* PROBLEM REQUIREMENTS
Each entry must appear again exactly as it does in the source.

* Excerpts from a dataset
=== Section Start ===

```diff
@@ -3043,6 +3173,15 @@
         if ((rc = context_escape(c)) != ZRT_OK) return rc;
     }
     const bool esc = c->d_esc && !(b->flags & ZRT_FLAG_NO_ESCAPE) && (c->esc_on || (b->flags & ZRT_FLAG_ESCAPE));
+    if (park && !(b->flags & ZRT_FLAG_NO_BFCULL)) {
+        const bool forced = (b->flags & ZRT_FLAG_BFCULL) != 0;
+        if (forced ? !c->bfc_tried_forced : (b->num_rays >= kSetsMinSamples && !c->bfc_tried)) {
+            c->bfc_tried = true;
+            c->bfc_tried_forced = c->bfc_tried_forced || forced;
+            if ((rc = context_bfcull(c, forced)) != ZRT_OK) return rc;
+        }
+    }
+    const bool bfc = c->d_bfc && !(b->flags & ZRT_FLAG_NO_BFCULL) && (c->bfc_on || (b->flags & ZRT_FLAG_BFCULL));
     const RayFn f_fast = (counting || mtx) ? nullptr : packed ? (pbm ? kRaysWalkBM : kRaysWalk) : kRaysWalkWide;
     const RayFn f_exact = counting ? kRaysWalkCount : kRaysWalkExact;
     const WfFn f_park = pbm ? (esc ? (WfFn)wf_park_kernel<true, true> : (WfFn)wf_park_kernel<false, true>)
@@ -3050,7 +3189,7 @@
 
     zrt_context::PassSet& ps = c->set[0];
     const uint64_t per_ray = (b->on_device ? 0ull : 40ull) + (park ? 64ull : 0ull);
-    const size_t held = 4ull * (c->rays_cap + c->hits_cap) + 16ull * (ps.q0_cap + ps.hit_cap);
+    const size_t held = 4ull * (c->rays_cap + c->hits_cap) + 16ull * (ps.q0_cap + ps.hit_cap) + c->bfc_bytes;
     size_t budget = (size_t)144 << 30;
     size_t free_b = 0, total_b = 0;
     if (hipMemGetInfo(&free_b, &total_b) == hipSuccess && free_b) budget = std::min(budget, (free_b + held) / 10 * 6);
@@ -3110,6 +3249,8 @@
         R.w.rel_min = rel ? R.w.test_min : 0u;
         R.w.rel_emin = 1;
         R.w.esc = c->d_esc;
+        R.w.bfc = bfc ? c->d_bfc : nullptr;
+        R.w.bfc_ones = c->bfc_bytes ? c->bfc_bytes / 4 - 1 : 0;
         R.q = ps.q0;
         R.n_in8 = ps.wfc + 8 * kCtr;
     }
@@ -3365,11 +3506,11 @@
 
 __global__ __launch_bounds__(kBlock) void recip_sweep_kernel(uint32_t lo, uint32_t count, uint32_t* out) {
     uint32_t bad = 0, first = 0xFFFFFFFFu;
-    for (uint32_t k = blockIdx.x * kBlock + threadIdx.x; k < count; k += gridDim.x * kBlock) {
-        const float x = __uint_as_float(lo + k);
+    for (uint64_t k = (uint64_t)blockIdx.x * kBlock + threadIdx.x; k < count; k += (uint64_t)gridDim.x * kBlock) {
+        const float x = __uint_as_float(lo + (uint32_t)k);
         const float a = mt_inv_det<false>(x), b = mt_inv_det<true>(x);
         const bool same = __float_as_uint(a) == __float_as_uint(b) || (a != a && b != b);
-        if (!same) { ++bad; first = min(first, lo + k); }
+        if (!same) { ++bad; first = min(first, lo + (uint32_t)k); }
     }
     for (int o = 32; o > 0; o >>= 1) {
         bad += __shfl_xor(bad, o);
diff --git a/zig_raytracing_contest_amd/native.py b/zig_raytracing_contest_amd/native.py
--- a/zig_raytracing_contest_amd/native.py
+++ b/zig_raytracing_contest_amd/native.py
@@ -19,6 +19,7 @@
 FLAG_ONE_SET, FLAG_KERNEL_TIMES = 0x10, 0x20
 FLAG_MT_EXACT = 0x400
 FLAG_RELEASE, FLAG_NO_RELEASE = 0x800, 0x1000
+FLAG_BFCULL, FLAG_NO_BFCULL = 0x2000, 0x4000
 TRACE_PARK = 0x10000
 MISS = 0xFFFFFFFF
 KERNEL_CLASSES = ("primary", "park", "shade", "bounce", "resolve", "count")
```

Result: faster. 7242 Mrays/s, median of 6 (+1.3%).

=== Section End ===

* ANSWER TO THE PROBLEM
```diff
@@ -3043,6 +3173,15 @@
         if ((rc = context_escape(c)) != ZRT_OK) return rc;
     }
     const bool esc = c->d_esc && !(b->flags & ZRT_FLAG_NO_ESCAPE) && (c->esc_on || (b->flags & ZRT_FLAG_ESCAPE));
+    if (park && !(b->flags & ZRT_FLAG_NO_BFCULL)) {
+        const bool forced = (b->flags & ZRT_FLAG_BFCULL) != 0;
+        if (forced ? !c->bfc_tried_forced : (b->num_rays >= kSetsMinSamples && !c->bfc_tried)) {
+            c->bfc_tried = true;
+            c->bfc_tried_forced = c->bfc_tried_forced || forced;
+            if ((rc = context_bfcull(c, forced)) != ZRT_OK) return rc;
+        }
+    }
+    const bool bfc = c->d_bfc && !(b->flags & ZRT_FLAG_NO_BFCULL) && (c->bfc_on || (b->flags & ZRT_FLAG_BFCULL));
     const RayFn f_fast = (counting || mtx) ? nullptr : packed ? (pbm ? kRaysWalkBM : kRaysWalk) : kRaysWalkWide;
     const RayFn f_exact = counting ? kRaysWalkCount : kRaysWalkExact;
     const WfFn f_park = pbm ? (esc ? (WfFn)wf_park_kernel<true, true> : (WfFn)wf_park_kernel<false, true>)
@@ -3050,7 +3189,7 @@
 
     zrt_context::PassSet& ps = c->set[0];
     const uint64_t per_ray = (b->on_device ? 0ull : 40ull) + (park ? 64ull : 0ull);
-    const size_t held = 4ull * (c->rays_cap + c->hits_cap) + 16ull * (ps.q0_cap + ps.hit_cap);
+    const size_t held = 4ull * (c->rays_cap + c->hits_cap) + 16ull * (ps.q0_cap + ps.hit_cap) + c->bfc_bytes;
     size_t budget = (size_t)144 << 30;
     size_t free_b = 0, total_b = 0;
     if (hipMemGetInfo(&free_b, &total_b) == hipSuccess && free_b) budget = std::min(budget, (free_b + held) / 10 * 6);
@@ -3110,6 +3249,8 @@
         R.w.rel_min = rel ? R.w.test_min : 0u;
         R.w.rel_emin = 1;
         R.w.esc = c->d_esc;
+        R.w.bfc = bfc ? c->d_bfc : nullptr;
+        R.w.bfc_ones = c->bfc_bytes ? c->bfc_bytes / 4 - 1 : 0;
         R.q = ps.q0;
         R.n_in8 = ps.wfc + 8 * kCtr;
     }
@@ -3365,11 +3506,11 @@
 
 __global__ __launch_bounds__(kBlock) void recip_sweep_kernel(uint32_t lo, uint32_t count, uint32_t* out) {
     uint32_t bad = 0, first = 0xFFFFFFFFu;
-    for (uint32_t k = blockIdx.x * kBlock + threadIdx.x; k < count; k += gridDim.x * kBlock) {
-        const float x = __uint_as_float(lo + k);
+    for (uint64_t k = (uint64_t)blockIdx.x * kBlock + threadIdx.x; k < count; k += (uint64_t)gridDim.x * kBlock) {
+        const float x = __uint_as_float(lo + (uint32_t)k);
         const float a = mt_inv_det<false>(x), b = mt_inv_det<true>(x);
         const bool same = __float_as_uint(a) == __float_as_uint(b) || (a != a && b != b);
-        if (!same) { ++bad; first = min(first, lo + k); }
+        if (!same) { ++bad; first = min(first, lo + (uint32_t)k); }
     }
     for (int o = 32; o > 0; o >>= 1) {
         bad += __shfl_xor(bad, o);
diff --git a/zig_raytracing_contest_amd/native.py b/zig_raytracing_contest_amd/native.py
--- a/zig_raytracing_contest_amd/native.py
+++ b/zig_raytracing_contest_amd/native.py
@@ -19,6 +19,7 @@
 FLAG_ONE_SET, FLAG_KERNEL_TIMES = 0x10, 0x20
 FLAG_MT_EXACT = 0x400
 FLAG_RELEASE, FLAG_NO_RELEASE = 0x800, 0x1000
+FLAG_BFCULL, FLAG_NO_BFCULL = 0x2000, 0x4000
 TRACE_PARK = 0x10000
 MISS = 0xFFFFFFFF
 KERNEL_CLASSES = ("primary", "park", "shade", "bounce", "resolve", "count")
```

Result: faster. 7242 Mrays/s, median of 6 (+1.3%).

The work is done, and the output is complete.